The LaMDA training process is split into two phases: pre-training and fine-tuning. Pre-training was done on a corpus comprised of more than 1.56 trillion words, leveraging the vast search query database available within Google. This data allows LaMDA to create a number of candidate answers for each input dialogue, which are then ranked in the fine-tuning phase to create the best answer.
The entire model is monitored based on the aspects of quality (similarity to human language output), safety (causes no harm or bias), and groundedness (answers verifiable with openly available facts).
The entire background of LaMDA is available in “LaMDA: Language Models for Dialog Applications” by Romal Thoppilan, et al. A simple example extracted from the paper is given below.
LaMDA is gearing up for a closed-group release for further fine-tuning.
3. Amazon Joins the Bandwagon
Amazon developed an LLM using the “chain of thought” (CoT) philosophy and has been successful in exceeding the performance of GPT 3.5 by more than 15%. The CoT prompting approach integrates language and vision through a two-stage architecture that distinguishes between generating rationalities and inferring answers.
Given the inputs in different modalities, Multimodal-CoT decomposes multi-step problems into intermediate reasoning steps (rationale) and then infers the answer. It is demonstrated in “Multimodal Chain-of-Thought Reasoning in Language Models” by Zhuosheng Zhang, et al.
This model is awaiting public implementation release and is expected in the near future.
4. LLaMA: Meta’s answer
Large Language Model Meta AI (LLaMA) is a highly flexible and adaptable LLM introduced by Meta. It has four versions (7B, 13B, 33B, and 65B parameters), which can be trained and deployed with a smaller infrastructure, making it lightweight compared to others. The 7B model has been trained on 1 trillion tokens, while the 65B model is trained on 1.4 trillion tokens.
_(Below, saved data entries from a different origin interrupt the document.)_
int rule_mbt(const Part& c, size_t i) {
    const lp_net* n = c.n;
    if (!is_block(n->ops, i)) return 0;
    const Op &o = n->ops[i], &d = n->ops[i + 1];
    const Planes pl = planes(c, o);
    const float *Wt = c.Wt, *res = d.res >= 0 ? c.f(d.res) : nullptr;
    return ((o.ws_off && d.ws_off && d.wrow_off &&
             lp::launch_mbt(c.f(o.inA), Wt + o.ws_off, Wt + o.b_off, Wt + d.wrow_off, Wt + d.ws_off, Wt + d.b2_off, res,
                            c.f(d.out), c.NB, o.Ca, o.Cout, d.Cout, pl.ih, pl.iw, d.K, d.S, c.s, n->opt_mbt, n->opt_mbt_s2)) ||
            lp::launch_mbconv(c.f(o.inA), Wt + o.w_off, Wt + o.b_off, Wt + d.w_off, Wt + d.b_off, Wt + d.w2_off,
                              Wt + d.b2_off, res, c.f(d.out), c.NB, o.Ca, o.Cout, d.Cout, pl.ih, pl.iw, d.K, d.S, c.s,
                              d.wpair_off ? Wt + d.wpair_off : nullptr, o.ws_off ? Wt + o.ws_off : nullptr,
                              d.wrow_off ? Wt + d.wrow_off : nullptr, n->opt_mbconv2)) ? 2 : 0;
}

int rule_stem3(const Part& c, size_t i) {
    const lp_net* n = c.n;
    const Op& o = n->ops[i];
    if (!(n->opt_stem && o.type == OP_STEM && i + 2 < n->ops.size() && n->ops[i + 1].type == OP_DW &&
          n->ops[i + 2].type == OP_PW && o.st_w0))
        return 0;
    const Op &dw = n->ops[i + 1], &pw = n->ops[i + 2];
    const float* Wt = c.Wt;
    return lp::launch_stem3(c.x, Wt + o.st_w0, Wt + o.b_off, Wt + o.st_w1, Wt + dw.b_off, Wt + o.st_w2, Wt + o.st_b2,
                            c.f(pw.out), c.NB, c.H, c.W, pw.Cout, c.flip_from, c.x_batch, c.s) ? 3 : 0;
}

int rule_dwpw3(const Part& c, size_t i) {
    const lp_net* n = c.n;
    const Op& o = n->ops[i];
    if (!(o.type == OP_DW && o.K == 3 && o.S == 1 && o.act == lp::ACT_RELU6 && i + 1 < n->ops.size())) return 0;
    const Op& pw = n->ops[i + 1];
    if (!(pw.type == OP_PW && pw.inA == o.out && pw.inB < 0 && pw.res < 0 && pw.act == lp::ACT_NONE && pw.has_bias)) return 0;
    const Planes pl = planes(c, o);
    const float* Wt = c.Wt;
    return lp::launch_dwpw(c.f(o.inA), Wt + o.w_off, Wt + o.b_off, Wt + pw.w_off, Wt + pw.b_off, nullptr, c.f(pw.out), c.NB,
                           o.Ca, pl.ih, pl.iw, o.K, o.S, pw.Cout, c.s, n->opt_diag_dwpw) ? 2 : 0;
}

int rule_head(const Part& c, size_t i) {
    const lp_net* n = c.n;
    const std::vector<Op>& ops = n->ops;
    const Op& o = ops[i];
    if (!(n->opt_headfuse && o.type == OP_DW && o.S == 1 && o.act == lp::ACT_RELU && i + 1 < ops.size())) return 0;
    const Op& a = ops[i + 1];
    const Op *d2 = nullptr, *pw = nullptr;
    if (o.K == 5 && a.type == OP_PW && a.inA == o.out && a.inB < 0 && a.res < 0 && a.act == lp::ACT_NONE &&
        (a.out == n->out0_buf || a.out == n->out1_buf))
        pw = &a;
    else if (i + 2 < ops.size() && a.type == OP_DW && ops[i + 2].type == OP_PW && ops[i + 2].inA == o.out &&
             ops[i + 2].inB == a.out && a.S == 1 && o.K == a.K && a.act == lp::ACT_RELU)
        d2 = &a, pw = &ops[i + 2];
    else
        return 0;
    const Planes pl = planes(c, o);
    const float* Wt = c.Wt;
    if (!lp::launch_headfuse(c.f(o.inA), o.Ca, d2 ? c.f(d2->inA) : nullptr, d2 ? d2->Ca : 0,
                             o.wpair_off ? Wt + o.wpair_off : nullptr, d2 && d2->wpair_off ? Wt + d2->wpair_off : nullptr,
                             Wt + pw->w_off, c.f(pw->out), c.NB, pl.oh, pl.ow, o.K, pw->Cout, c.s))
        return 0;
    return d2 ? 3 : 2;
}

const Rule F32_RULES[] = {{rule_mb16, block_name, nullptr}, {rule_mbt, block_name, nullptr}, {rule_stem3, stem_name, nullptr},
                          {rule_dwpw3, dwpw3_name, nullptr}, {rule_head, head_name, nullptr}};

int launch_op_f32(const Part& c, size_t i) {
    const lp_net* n = c.n;
    const Op& o = n->ops[i];
    const Planes pl = planes(c, o);
    const int ih = pl.ih, iw = pl.iw, oh = pl.oh, ow = pl.ow, NB = c.NB;
    const float* Wt = c.Wt;
    hipStream_t s = c.s;
    switch (o.type) {
        case OP_STEM:
            lp::launch_stem(c.x, Wt + o.w_off, Wt + o.b_off, c.f(o.out), NB, c.H, c.W, c.flip_from, c.x_batch, s);
            break;
        case OP_DW:
            lp::launch_dw(c.f(o.inA), Wt + o.w_off, Wt + o.wdup_off, Wt + o.b_off, c.f(o.out), NB, o.Ca, ih, iw, o.K, o.S,
                          o.act, s);
            break;
        case OP_PW:
            lp::launch_pw(c.f(o.inA), o.Ca, o.inB >= 0 ? c.f(o.inB) : nullptr, o.Cb, Wt + o.w_off,
                          o.has_bias ? Wt + o.b_off : nullptr, o.res >= 0 ? c.f(o.res) : nullptr, c.f(o.out), NB, oh * ow,
                          o.Cout, o.act, s, o.ws_off ? Wt + o.ws_off : nullptr, n->opt_pw3d);
            break;
        case OP_DECONV: {
            float* inB = o.inB >= 0 ? c.f(o.inB) : nullptr;
            if (o.w3_off && deconv4_enabled() && o.w4_off &&
                lp::launch_deconv4x3(c.f(o.inA), o.Ca, inB, o.Cb, Wt + o.w4_off, Wt + o.b3_off, c.f(o.out), NB, ih, iw,
                                     o.Cout, s)) {
            } else if (o.w3_off && deconv4_enabled())
// ... 360 lines not shown
    if (steps_out) *steps_out = steps;
    if (steps > 0) return lp_net_finalize(n, 1);
    return LP_OK;
}

static const OpBase* find_tap(const lp_net* n, const char* name) {
    const OpBase* hit = nullptr;
    auto match = [&](const OpBase& o) { if (!hit && (o.tap == name || o.name == name)) hit = &o; };
    for (const Op& o : n->ops) match(o);
    for (const BOp& o : n->bops) if (!o.out_f32) match(o);
    return hit;
}

int64_t lp_net_tap(const lp_net* n, const char* name, float* d_dst, void* stream) {
    if (!n || !name || n->last_buf.empty()) return fail(LP_ERR_INVALID_ARG, "no forward has run");
    const OpBase* o = find_tap(n, name);
    if (!o) return fail(LP_ERR_UNKNOWN_KEY, std::string("unknown tap ") + name);
    const int d = n->bufs.div[o->out];
    const int hw = (n->lastH / d) * (n->lastW / d);
    const int64_t cnt = (int64_t)n->lastN * n->bufs.ch[o->out] * hw;
    if (n->storage != LP_STORAGE_F32) {
        if ((size_t)o->out >= n->last_stored.size() || !n->last_stored[o->out])
            return fail(LP_ERR_UNSUPPORTED, std::string("tap ") + name + ": the last forward did not store this "
                        "tensor (it lives inside a fused block launch; option \"mbtb\" = 0 runs one launch per op)");
        if (d_dst)
            lp::launch_octet_to_planar(n->last_buf[o->out], d_dst, n->lastN, n->bufs.ch[o->out], hw,
                                       (hipStream_t)stream, n->storage == LP_STORAGE_F16);
    } else if (d_dst) {
        hipError_t e = hipMemcpyAsync(d_dst, n->last_buf[o->out], (size_t)cnt * sizeof(float),
                                      hipMemcpyDeviceToDevice, (hipStream_t)stream);
        if (e != hipSuccess) return fail(LP_ERR_HIP, hipGetErrorString(e));
    }
    return cnt;
}

int64_t lp_net_tap_offset(const lp_net* n, const char* name, int NB, int H, int W, int64_t* count) {
    if (!n || !name || !n->finalized) return fail(LP_ERR_INVALID_ARG, "net not finalized");
    if (n->storage != LP_STORAGE_F32) return fail(LP_ERR_UNSUPPORTED, "fp32 storage only");
    if (NB < 1) return fail(LP_ERR_INVALID_ARG, "NB must be positive");
    if (const int rc = check_size(n, H, W)) return rc;
    const OpBase* o = find_tap(n, name);
    if (!o) return fail(LP_ERR_UNKNOWN_KEY, std::string("unknown tap ") + name);
    if (o->out == n->out0_buf || o->out == n->out1_buf) return fail(LP_ERR_UNSUPPORTED, "caller-owned output");
    size_t off = 0;
    for (int b = 0; b < o->out; ++b) off += buf_floats(n, b, NB, H, W);
    const int d = n->bufs.div[o->out];
    if (count) *count = (int64_t)NB * n->bufs.ch[o->out] * (H / d) * (W / d);
    return (int64_t)(off * sizeof(float));
}

int lp_net_set_storage(lp_net* n, int storage) {
    if (!n || (storage != LP_STORAGE_F32 && storage != LP_STORAGE_BF16 && storage != LP_STORAGE_F16))
        return fail(LP_ERR_INVALID_ARG, "storage must be LP_STORAGE_F32, LP_STORAGE_BF16 or LP_STORAGE_F16");
    if (n->calib) return fail(LP_ERR_INVALID_ARG, "a calibration is open on this handle: lp_calib_end() first");
    if (n->arch.family == 1 && storage != LP_STORAGE_F32)
        return fail(LP_ERR_UNSUPPORTED, "lp_net_set_storage: the pose_resnet family (lp_arch.family = 1) runs in fp32 storage "
                                        "only: its dense k x k convolutions have no 16-bit kernels yet");
    if (storage != n->storage) {
        n->storage = storage;
        n->finalized = false;
        n->last_buf.clear();
    }
    return LP_OK;
}

int lp_net_get_storage(const lp_net* n) { return n ? n->storage : LP_ERR_INVALID_ARG; }

int lp_round16(const float* src, float* dst, int64_t count, int storage) {
    if ((!src || !dst) && count > 0) return fail(LP_ERR_INVALID_ARG, "null argument");
    if (storage != LP_STORAGE_BF16 && storage != LP_STORAGE_F16)
        return fail(LP_ERR_INVALID_ARG, "storage must be LP_STORAGE_BF16 or LP_STORAGE_F16");
    for (int64_t i = 0; i < count; ++i) dst[i] = round16(storage, src[i]);
    return LP_OK;
}

typedef lp_net::OptEntryT OptEntry;
const std::vector<OptEntry>& lp_net::options() {
    static const std::vector<OptEntry> t = {
        {"mb16", 0, 1, &lp_net::opt_mb16},
        {"mb16_run", 0, 1, &lp_net::opt_mb16_run},
        {"mb16_min", 0, 65536, &lp_net::opt_mb16_min},
        {"mbt", 0, 3, &lp_net::opt_mbt},
        {"mbt_s2", 0, 1, &lp_net::opt_mbt_s2},
        {"mbconv2", 0, 1, &lp_net::opt_mbconv2},
        {"mbtb", 0, 1, &lp_net::opt_mbtb},
        {"mbtb_s2", 0, 1, &lp_net::opt_mbtb_s2},
        {"mbtq", 0, 2, &lp_net::opt_mbtq},
        {"mbtd", 0, 1, &lp_net::opt_mbtd},
        {"pw3d", 0, 2, &lp_net::opt_pw3d},
        {"headb", 0, 1, &lp_net::opt_headb},
        {"headfuse", 0, 1, &lp_net::opt_headfuse},
        {"dwt", 0, 2, &lp_net::opt_dwt},
        {"stem", 0, 1, &lp_net::opt_stem},
        {"diag_dwpw", 0, 2, &lp_net::opt_diag_dwpw},
    };
    return t;
}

The current release is still in its foundational stage and requires more effort on word filtering and context awareness. It has been released for limited access. The advantage posed by LLaMA is that its training has been done exclusively on publicly available data like GitHub, Wikipedia, Gutenberg journals, ArXiv, and Stack Exchange.
LLaMA is fully open source, and even its 13B model is performing on par with the likes of GPT 3.
5. NVIDIA’s NeMo Megatron
NVIDIA has developed an LLM service of its own, called NVIDIA NeMo. It runs on NVIDIA’s own AI platform to customize and deploy LLM services on the cloud, packaged with API access.
NeMo Megatron provides an end-to-end framework for training and deploying LLMs with up to trillions of parameters. It is deployed as containers with access to GPU-backed and MPI-enabled multi-node compute power provided by NVIDIA Triton Inference Server, enabling massively parallel training and tuning.
Making the Big Decision
The likes of ChatGPT have created a revolution by which AI models are getting more publicly accessible, thereby democratizing the ecosystem. The impact has been so large that ChatGPT was recently featured on the cover page of TIME Magazine.
With the arrival of virtually unlimited computation and storage capabilities, these models are poised to get better with time, increasing our dependency on them. With this great power comes great responsibility to use them ethically. While the models can potentially replace redundant tasks, they are not expected to overpower human thought in any current timeline, primarily since they are only as good or as bad as the data we feed into them.
Hence it may be good to join forces with such models rather than fighting them. Some purposes are:
- Generating code templates for coding tasks
- Code reviews
- Reducing ramp-up time for new technologies during training
- A general learning tool
- Language practice and translation.
The adaptation curve now falls on the users to identify use cases where it is worth using these tools and to make sure all of us level up our skills and requirements to make the tools worth their existence.